Except I was pretty sure the jacket wasn’t done with me yet. It was like it was … alive, almost, in my room. I could feel its dark energy, even from miles away—or maybe that was simply my own fear.
“Yeah, I should do that,” I said noncommittally. “You’re sure you don’t know if she was wearing it that night?”
“I never saw her again after lunch. Look, we were already kind of headed toward splitting up,” Jack clarified. “I think she knew I wasn’t really into her the way she wanted.”
“What way is that?” I couldn’t help asking.
“Amanda was al
l about the drama. I liked her at first because she was so passionate about books, but then she got that way about, well, us. She wanted to spend all her time together, she wanted it to be really intense. We’d have a fight, and I’d back off for a while, and then we’d start seeing each other again. I think … sometimes it seemed like she wanted to block out everything by having this big relationship that would just kind of take over.”
“How bad was it, really? I mean, was her dad abusive?”
“No, not like that, though they questioned him too. He was just older, and he was gone a lot for business. I met him—he was in his office, and he was kind of a dick. He barely looked up from his computer. Amanda said he hardly ever came out of his office and when he did, he was always on them for one thing or another.”
It sounded kind of like Rachel’s dad. He was always in his office or flying off somewhere. Rachel didn’t even know exactly what his latest company did—something about collecting consumer information for online businesses.
But Rachel’s dad wasn’t mean. Even if he was always in a hurry, even if he used money to make up for his guilt, he did try. When he was in town, he made time for Rachel and her mom. She’d canceled plans with me once or twice when he wanted to take them to dinner or out on his sailboat. She asked me along sometimes, but I didn’t think I could handle it—seeing her with her dad reminded me too much of what I was missing. Even seeing my own father a few times a year would have been a huge step up from what I had.

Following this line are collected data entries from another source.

inline bool resolve_level(const Options& o, int k, int npz, LevelParams& lp) {
  int hord_m = o.hord_mt, hord_t = o.hord_tm, hord_v = o.hord_vt, hord_p = o.hord_dp;
  int nord_k = o.nord, nord_v = (2 > o.nord) ? o.nord : 2;
  double d2_divg = (0.20 > o.d2_bg) ? o.d2_bg : 0.20;
  double damp_vt = o.do_vort_damp ? o.vtdm4 : 0.;
  int nord_w = nord_v, nord_t = nord_v;
  double damp_w = damp_vt, damp_t = damp_vt, d_con_k = o.d_con;
  if (npz == 1 || o.n_sponge < 0) {
    d2_divg = o.d2_bg;
  } else if (k == 1) {
    nord_k = 0;
    if (0.01 < o.d2_bg) d2_divg = (o.d2_bg < o.d2_bg_k1) ? o.d2_bg_k1 : o.d2_bg;
    else if (0.01 < o.d2_bg_k1) d2_divg = o.d2_bg_k1;
    else d2_divg = 0.01;
    nord_w = 0; damp_w = d2_divg;
    if (o.do_vort_damp) { nord_v = 0; damp_vt = 0.5 * d2_divg; }
    d_con_k = 0.;
  } else {
    const int max1 = (2 < o.n_sponge - 1) ? o.n_sponge - 1 : 2;
    if (k == max1 && o.d2_bg_k2 > 0.01) {
      nord_k = 0; d2_divg = (o.d2_bg < o.d2_bg_k2) ? o.d2_bg_k2 : o.d2_bg;
      nord_w = 0; damp_w = d2_divg;
      if (o.do_vort_damp) { nord_v = 0; damp_vt = 0.5 * d2_divg; }
      d_con_k = 0.;
    } else {
      const int max2 = (3 < o.n_sponge) ? o.n_sponge : 3;
      if (k == max2 && o.d2_bg_k2 > 0.05) {
        nord_k = 0; d2_divg = (o.d2_bg < 0.2 * o.d2_bg_k2) ? 0.2 * o.d2_bg_k2 : o.d2_bg;
        nord_w = 0; damp_w = d2_divg; d_con_k = 0.;
      }
    }
  }
  int hmp = o.hord_mt_pert, htp = o.hord_tm_pert, hvp = o.hord_vt_pert, hpp = o.hord_dp_pert;
  int nord_k_pert = o.nord_pert;
  int nord_v_pert = (2 > o.nord_pert) ? o.nord_pert : 2;
  double damp_vt_pert = o.do_vort_damp_pert ? o.vtdm4_pert : 0.;
  double d2_divg_pert = (0.20 > o.d2_bg_pert) ? o.d2_bg_pert : 0.20;
  const int nord_t_pert = nord_v_pert; const double damp_t_pert = damp_vt_pert;
  if (k <= o.n_sponge_pert) {
    nord_k_pert = 0;
    if (k <= o.n_sponge_pert - 1) {
      if (o.hord_ks_traj) { hord_m = o.hord_mt_ks_traj; hord_t = o.hord_tm_ks_traj; hord_v = o.hord_vt_ks_traj; hord_p = o.hord_dp_ks_traj; }
      if (o.hord_ks_pert) { hmp = o.hord_mt_ks_pert; htp = o.hord_tm_ks_pert; hvp = o.hord_vt_ks_pert; hpp = o.hord_dp_ks_pert; }
    }
    const double kfac = (k == 1) ? o.d2_bg_k1_pert : (k == 2) ? o.d2_bg_k2_pert : o.d2_bg_ks_pert;
    double d2p;
    if (0.01 < o.d2_bg_pert) d2p = (o.d2_bg_pert < kfac) ? kfac : o.d2_bg_pert;
    else if (0.01 < kfac) d2p = kfac;
    else d2p = 0.01;
    d2_divg_pert = d2p;
    if (o.do_vort_damp_pert) { nord_v_pert = 0; damp_vt_pert = 0.5 * d2p; }
  }
  lp.hord_mt = hmp; lp.hord_vt = hvp; lp.hord_tm = htp; lp.hord_dp = hpp; lp.hord_tr = o.hord_tr_pert;
  lp.hord_tm_g = o.hord_tm_pert;
  lp.hord_mt_t = hord_m; lp.hord_vt_t = hord_v; lp.hord_tm_t = hord_t; lp.hord_dp_t = hord_p; lp.hord_tr_t = o.hord_tr; lp.hord_tm_g_t = o.hord_tm;
  lp.nord = nord_k; lp.nord_v = nord_v; lp.nord_w = nord_w; lp.nord_t = nord_t; lp.nord_v_pert = nord_v_pert;
  lp.d2_divg = d2_divg; lp.damp_vt = damp_vt; lp.damp_w = damp_w; lp.damp_t = damp_t; lp.d_con = d_con_k;
  lp.damp_vt_pert = damp_vt_pert;
  lp.split_damp = o.split_damp ? 1 : 0; lp.nord_t_pert = nord_t_pert; lp.damp_t_pert = damp_t_pert;
  lp.dddmp = o.dddmp; lp.d4_bg = o.d4_bg;
  if (o.split_damp) { lp.nord_p = nord_k_pert; lp.d2_divg_p = d2_divg_pert; lp.dddmp_p = o.dddmp_pert; lp.d4_bg_p = o.d4_bg_pert; }
  else { lp.nord_p = nord_k; lp.d2_divg_p = d2_divg; lp.dddmp_p = o.dddmp; lp.d4_bg_p = o.d4_bg; }
  return true;
}

struct Op {
  std::string group;
  std::function<void(Exec&, int)> fn;
  bool accum = false;
  unsigned modes = 7u;
  std::vector<double*> ad_in, ad_out;
  std::vector<int> ad_in_slot;
  std::function<void(unsigned, Rect)> set_wmask;
  std::vector<Rect> ad_out_rect;
  std::vector<double*> ad_store;
  std::string name;
  bool global = false;
  Op() = default;
  Op(std::string g_, std::function<void(Exec&, int)> f_, bool acc_ = false) : group(std::move(g_)), fn(std::move(f_)), accum(acc_) {}
};
typedef std::vector<Op> Program;
struct Progs {
  std::vector<Program> c; const int* cur = nullptr;
  Program& now() { return c[(size_t)(*cur < 0 ? 0 : *cur)]; }
  operator Program&() { return now(); }
  void clear() { now().clear(); }
};

struct Dycore {
  Geom g{}; Options opt; Exec ex; Ctx ctx{};
  double bdt = 0; int n_split = 1, k_split = 1, nq = 0;
// ... 210 lines not shown
      for (size_t n = 0; n < it->ad_in.size(); ++n) {
        double* q_ = it->ad_in[n];
        if (!inA(q_) || written.count(q_)) continue;
        const char* skip = std::getenv("FV3LM_AD_WRITE_SKIP");
        const bool skipped = skip && ("," + std::string(skip) + ",").find("," + it->name + ",") != std::string::npos;
        if (std::getenv("FV3LM_AD_WRITE_LIST") && it->set_wmask && !skipped && !zero.count(q_)) std::fprintf(stderr, "write-mode %s input %d\n", it->name.c_str(), it->ad_in_slot[n]);
        if (!off && !skipped && it->set_wmask && n < it->ad_in_slot.size() && !zero.count(q_)) {
          w |= 1u << it->ad_in_slot[n];
          grow((everywhere.count(q_) || !prod.count(q_)) ? whole : prod[q_]);
        }
        else zero.insert(q_);
        written.insert(q_);
      }
      if (it->set_wmask) it->set_wmask(w, wr);
    }
    std::vector<std::pair<double*, size_t>> out;
    for (double* q_ : zero) {
      const size_t n = size.count(q_) ? size[q_] : 0;
      if (!n) { set_sticky("internal error: adjoint plan met an unregistered work array"); continue; }
      if (!out.empty() && out.back().first + out.back().second == q_) out.back().second += n; else out.push_back({q_, n});
    }
    if (std::getenv("FV3LM_AD_WRITE_LIST")) { size_t tot = 0; for (auto& z_ : out) tot += z_.second; std::fprintf(stderr, "plan_adjoint: %zu work adjoints cleared per pass (%zu ranges, %.1f field-equivalents of %zu in the arena)\n", zero.size(), out.size(), double(tot) / double(n3 ? n3 : 1), size.size()); }
    return out;
  }
  std::vector<std::pair<double*, size_t>> acoustic_zero;

  void build_tp(Program& P, const char* grp, const std::string& pre, Fld q, Fld crx, Fld cry, Fld xfx, Fld yfx, Fld rax,
                Fld ray, Fld mx, Fld my, Fld mass, int hsel, int dsel, bool use_mass, Fld fx, Fld fy, int nk = 0, const Fld* acc4 = nullptr) {
    const int is = g.is(), ie = g.ie(), js = g.js(), je = g.je(), isd = g.isd(), ied = g.ied(), jsd = g.jsd(), jed = g.jed(), npz = nk ? nk : g.npz;
    const char* fenv = std::getenv("FV3LM_TP_FUSED");
    const bool fused = !(fenv && fenv[0] == '0');
    const char* aenv = std::getenv("FV3LM_TP_AD_FUSED");
    const int adf = !fused ? 0 : aenv ? (aenv[0] == '0' ? 0 : aenv[0] == '1' ? 1 : 2) : 2;
    const bool own_fo = adf == 0, own_mid = adf < 2;
    Fld fy2 = own_mid ? W((pre + "_fy2").c_str(), npz) : fy, q_i = own_mid ? W((pre + "_qi").c_str(), npz) : fx;
    Fld fx2 = own_mid ? W((pre + "_fx2").c_str(), npz) : fx, q_j = own_mid ? W((pre + "_qj").c_str(), npz) : fy;
    Fld fxo = own_fo ? W((pre + "_fxo").c_str(), npz) : fx2, fyo = own_fo ? W((pre + "_fyo").c_str(), npz) : fy2;
    const size_t first_op = P.size();
    auto ppm_y = [&](Fld qq, Fld out, Rect r, int cdir) {
      TpPpmY_<false> a; a.in[0] = qq; a.in[1] = cry; a.out[0] = out; a.k1 = npz; a.hsel = hsel;
      if (!g.face) { a.orect[0] = r; add(P, grp, a); return; }
      const int npy = g.ny + 1;
      a.orect[0] = isect(r, R(r.i0, r.i1, 4, npy - 3));
      TpPpmY_<true> e; e.in[0] = qq; e.in[1] = cry; e.out[0] = out; e.k1 = npz; e.hsel = hsel; e.cdir = cdir;
      std::vector<TpPpmY_<true>> ev;
      for (const Rect& er : {isect(r, R(r.i0, r.i1, r.j0, 3)), isect(r, R(r.i0, r.i1, npy - 2, r.j1))}) if (!is_empty(er)) { e.orect[0] = er; ev.push_back(e); }
      add_multi(P, grp, ev);
      if (!is_empty(a.orect[0])) add(P, grp, a);
    };
    auto ppm_x = [&](Fld qq, Fld out, Rect r, int cdir) {
      TpPpmX_<false> a; a.in[0] = qq; a.in[1] = crx; a.out[0] = out; a.k1 = npz; a.hsel = hsel;
      if (!g.face) { a.orect[0] = r; add(P, grp, a); return; }
      const int npx = g.nx + 1;
      a.orect[0] = isect(r, R(4, npx - 3, r.j0, r.j1));
      TpPpmX_<true> e; e.in[0] = qq; e.in[1] = crx; e.out[0] = out; e.k1 = npz; e.hsel = hsel; e.cdir = cdir;
      std::vector<TpPpmX_<true>> ev;
      for (const Rect& er : {isect(r, R(r.i0, 3, r.j0, r.j1)), isect(r, R(npx - 2, r.i1, r.j0, r.j1))}) if (!is_empty(er)) { e.orect[0] = er; ev.push_back(e); }
      add_multi(P, grp, ev);
      if (!is_empty(a.orect[0])) add(P, grp, a);
    };
    ppm_y(q, fy2, R(isd, ied, js, je + 1), 2);
    TpQi b; b.in[0] = q; b.in[1] = fy2; b.in[2] = yfx; b.in[3] = ray; b.out[0] = q_i; b.orect[0] = R(isd, ied, js, je); b.k1 = npz;
    add(P, grp, b);
    const size_t o1a = P.size();
    ppm_x(q_i, fxo, R(is, ie + 1, js, je), 0);
    const size_t o1b = P.size();
    ppm_x(q, fx2, R(is, ie + 1, jsd, jed), 1);
    TpQj e; e.in[0] = q; e.in[1] = fx2; e.in[2] = xfx; e.in[3] = rax; e.out[0] = q_j; e.orect[0] = R(is, ie, jsd, jed); e.k1 = npz;
    add(P, grp, e);
    const size_t o2a = P.size();
    ppm_y(q_j, fyo, R(is, ie, js, je + 1), 0);
    const size_t o2b = P.size();
    Fld d2b{};
    if (dsel != DAMP_NONE) {
      d2b = W((pre + "_d2b").c_str(), npz);
      TpD2D h; h.in[0] = q; h.out[0] = d2b; h.orect[0] = R(is - 1, ie + 1, js - 1, je + 1); h.k1 = npz; h.dsel = dsel; h.use_mass = use_mass; h.hsel = hsel;
      add_face(P, grp, h, 1);
    }
    bool any_split = false;
    for (int k = 0; k < npz && k < (int)lev_host.size(); ++k) any_split = any_split || level_split(lev_host[k], hsel, dsel);
    TpFlux t; t.in[0] = fxo; t.in[1] = fx2; t.in[2] = mx; t.in[3] = fyo; t.in[4] = fy2; t.in[5] = my;
    t.in[6] = (dsel != DAMP_NONE) ? q : Fld{}; t.in[7] = d2b; t.in[8] = use_mass ? mass : Fld{};
    for (int n = 6; n < 9; ++n) if (!t.in[n].t) t.in[n].nk = npz;
    t.out[0] = fx; t.out[1] = fy; t.orect[0] = R(is, ie + 1, js, je); t.orect[1] = R(is, ie, js, je + 1); t.k1 = npz;
    t.dsel = dsel; t.use_mass = use_mass; t.hsel = hsel;
    const size_t o3 = P.size();
    add(P, grp, t);
    if (any_split && !fused) set_sticky("split_hord / split_damp need the fused fv_tp_2d (unset FV3LM_TP_FUSED)");
    if (fused) {
      size_t d2_op = P.size();
      for (size_t n = first_op; n < P.size(); ++n) if (P[n].name == "TpD2" || P[n].name == "TpD2e") d2_op = n;
      for (size_t n = first_op; n < P.size(); ++n) if (!(P[n].name == "TpD2" || P[n].name == "TpD2e")) P[n].modes = 1u << MODE_AD;
      (void)d2_op;
      TpFusedArgs a; a.q = q; a.crx = crx; a.cry = cry; a.xfx = xfx; a.yfx = yfx; a.rax = rax; a.ray = ray; a.mx = mx; a.my = my;
      a.mass = use_mass ? mass : Fld{}; a.d2b = d2b; a.fx = fx; a.fy = fy;
      a.fy2 = fy2; a.q_i = q_i; a.fxo = fxo; a.fx2 = fx2; a.q_j = q_j; a.fyo = fyo;
      a.hsel = hsel; a.dsel = dsel; a.use_mass = use_mass ? 1 : 0; a.nk = npz;
      a.do_acc = 0; a.store_fo = own_fo ? 1 : 0; a.store_mid = own_mid ? 1 : 0;
      if (acc4) { a.acx = acc4[0]; a.acy = acc4[1]; a.amfx = acc4[2]; a.amfy = acc4[3]; }
      Ctx* cp = &ctx;
      Op op{grp, [a, cp](Exec& e, int mode) { run_tp_fused(e, mode, a, *cp); }};
      op.modes = (1u << MODE_NL) | (1u << MODE_TL);
      op.name = "TpFused";
      for (const Fld* f_ : {&a.q, &a.crx, &a.cry, &a.xfx, &a.yfx, &a.rax, &a.ray, &a.mx, &a.my, &a.mass, &a.d2b}) if (f_->p) op.ad_in.push_back(f_->p);
      for (const Fld* f_ : {&a.fx, &a.fy, &a.fy2, &a.q_i, &a.fxo, &a.fx2, &a.q_j, &a.fyo, &a.acx, &a.acy, &a.amfx, &a.amfy}) if (f_->p) op.ad_out.push_back(f_->p);
      P.push_back(op);
      if (any_split) {
        if (dsel != DAMP_NONE) {
          Fld d2t = W((pre + "_d2t").c_str(), npz);
          bool nord2 = false;
          for (int k = 0; k < npz && k < (int)lev_host.size(); ++k) { int n_; double d_; damp_of(lev_host[k], dsel, n_, d_, false); nord2 = nord2 || (n_ == 2 && d_ > 1.e-4 && level_split(lev_host[k], hsel, dsel)); }
          const size_t n0 = P.size();
          TpD2D h; h.in[0] = q; h.out[0] = d2t; h.orect[0] = R(is - 1, ie + 1, js - 1, je + 1); h.k1 = npz; h.dsel = dsel; h.use_mass = use_mass; h.hsel = hsel; h.traj = 1;
          if (nord2) {
            Fld d2a = W((pre + "_d2a").c_str(), npz);
            TpD2D h1 = h; h1.out[0] = d2a; h1.orect[0] = R(is - 2, ie + 2, js - 2, je + 2); h1.pass = 1;
            add_face(P, grp, h1, 2);
            h.in[0] = d2a;
          }
          add_face(P, grp, h, 1);
          for (size_t n = n0; n < P.size(); ++n) {
            auto f = P[n].fn;
            P[n].fn = [f](Exec& e, int) { f(e, MODE_NL); };
            P[n].modes = (1u << MODE_NL) | (1u << MODE_TL); P[n].ad_in.clear(); P[n].ad_in_slot.clear(); P[n].ad_out.clear(); P[n].ad_out_rect.clear(); P[n].set_wmask = nullptr;
          }
          a.d2b_t = d2t;
        }
        Op tr{grp, [a, cp](Exec& e, int mode) { run_tp_fused(e, mode, a, *cp, true); }};
        tr.modes = (1u << MODE_NL) | (1u << MODE_TL); tr.name = "TpFusedTraj";
        P.push_back(tr);
      }
      if (adf > 0) {
        if (adf == 2) { for (size_t n = first_op; n < o3; ++n) if (!(P[n].name == "TpD2" || P[n].name == "TpD2e")) P[n].modes = 0; }
        else { for (size_t n = o1a; n < o1b; ++n) P[n].modes = 0; for (size_t n = o2a; n < o2b; ++n) P[n].modes = 0; }
        P[o3].modes = 0;
        if (dsel != DAMP_NONE) {
          TpDamp dm; dm.in[0] = q; dm.in[1] = d2b; dm.in[2] = use_mass ? mass : Fld{};
          for (int n = 1; n < 3; ++n) if (!dm.in[n].t) dm.in[n].nk = npz;
          dm.out[0] = fx; dm.out[1] = fy; dm.orect[0] = R(is, ie + 1, js, je); dm.orect[1] = R(is, ie, js, je + 1); dm.k1 = npz;
          dm.dsel = dsel; dm.use_mass = use_mass; dm.hsel = hsel;
          add(P, grp, dm); P.back().modes = 1u << MODE_AD;
        }
        Op ad{grp, [a, cp, adf](Exec& e, int) { if (adf == 2) run_tp_ad(e, a, *cp); else run_tp_outer_ad(e, a, *cp); }};
        ad.modes = 1u << MODE_AD; ad.name = adf == 2 ? "TpAd" : "TpOuter";
        ad.ad_out = {fx.p, fy.p}; ad.ad_out_rect = {R(is, ie + 1, js, je), R(is, ie, js, je + 1)};
        if (adf == 2) ad.ad_in = {q.p, crx.p, cry.p, xfx.p, yfx.p, rax.p, ray.p, mx.p, my.p};
        else { ad.ad_store = {q_i.p, q_j.p, fx2.p, fy2.p}; ad.ad_in = {crx.p, cry.p, mx.p, my.p}; }
        P.push_back(ad);
      }
    }
  }
  void build_a2b(Program& P, const char* grp, const std::string& pre, Fld q, Fld qb, int nk) {
    const int is = g.is(), ie = g.ie(), js = g.js(), je = g.je();
    Fld qx = W((pre + "_qx").c_str(), nk), qy = W((pre + "_qy").c_str(), nk);
    const int npx = g.nx + 1, npy = g.ny + 1;
    A2bA_<false> a; a.in[0] = q; a.out[0] = qx; a.out[1] = qy; a.k1 = nk;
    A2bB_<false> b; b.in[0] = qx; b.in[1] = qy; b.in[2] = Fld{}; b.out[0] = qb; b.k1 = nk;
    if (!g.face) {
      a.orect[0] = R(is, ie + 1, js - 2, je + 2); a.orect[1] = R(is - 2, ie + 2, js, je + 1); add(P, grp, a);
      b.orect[0] = R(is, ie + 1, js, je + 1); add(P, grp, b);
      return;
    }
    const Rect qxr = R(is, ie + 1, std::max(1, js - 2), std::min(npy - 1, je + 2)), qyr = R(std::max(1, is - 2), std::min(npx - 1, ie + 2), js, je + 1);
    a.orect[0] = isect(qxr, R(3, npx - 2, qxr.j0, qxr.j1)); a.orect[1] = isect(qyr, R(qyr.i0, qyr.i1, 3, npy - 2));
    const bool a0 = !is_empty(a.orect[0]), a1 = !is_empty(a.orect[1]);
    if (a0 && !a1) a.orect[1] = empty_in(a.orect[0]);
    if (a1 && !a0) a.orect[0] = empty_in(a.orect[1]);
    A2bA_<true> ae; ae.in[0] = q; ae.out[0] = qx; ae.out[1] = qy; ae.k1 = nk;
    std::vector<A2bA_<true>> av;
    for (int e = 0; e < 4; ++e) {
      const Rect r = e == 0 ? isect(qxr, R(1, 2, qxr.j0, qxr.j1)) : e == 1 ? isect(qxr, R(npx - 1, npx, qxr.j0, qxr.j1)) : e == 2 ? isect(qyr, R(qyr.i0, qyr.i1, 1, 2)) : isect(qyr, R(qyr.i0, qyr.i1, npy - 1, npy));
      if (is_empty(r)) continue;
      ae.orect[e < 2 ? 0 : 1] = r; ae.orect[e < 2 ? 1 : 0] = empty_in(r); av.push_back(ae);
    }
    add_multi(P, grp, av);
    if (a0 || a1) add(P, grp, a);
    const Rect qbr = R(is, ie + 1, js, je + 1);
    b.orect[0] = isect(qbr, R(3, npx - 2, 3, npy - 2));
    A2bB_<true> be; be.in[0] = qx; be.in[1] = qy; be.in[2] = q; be.out[0] = qb; be.k1 = nk;
    std::vector<A2bB_<true>> bv;
    for (int e = 0; e < 4; ++e) {
      const Rect r = isect(qbr, e == 0 ? R(1, npx, 1, 2) : e == 1 ? R(1, npx, npy - 1, npy) : e == 2 ? R(1, 2, 3, npy - 2) : R(npx - 1, npx, 3, npy - 2));
      if (is_empty(r)) continue;
      be.orect[0] = r; bv.push_back(be);
    }
    add_multi(P, grp, bv);
    if (!is_empty(b.orect[0])) add(P, grp, b);
  }

  void build_acoustic();
  bool init(int nx, int ny, int npz, int ntile, int face, int nq_, double bdt_, int n_split_, int k_split_, const Options& o,
            const double* const* metrics_host, double da_min, double da_min_c, const double* phis_host, int nface = 0, const int* ij0 = nullptr);
  void destroy();

  void run_group(Progs& P, const char* group, int mode, bool skip_accum = false);
  void zero_work_adjoint() { dev_zero(ex, work.p, work.used * 8); }
  void dyn_core(int mode);
};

But I’d never stopped to consider that having him around could have been even worse. Amanda’s parents’ fighting must have been really hard on her. At least with my mom, it was mostly normal. We fought, she got on my nerves, but we always made up right away.
“Do you think there’s any way it could have been him?” I asked.
Jack thought for a minute. “No,” he said finally. “If it was Amanda’s mom who had disappeared—maybe. He really seemed to hate her. Amanda said he criticized everything about her.”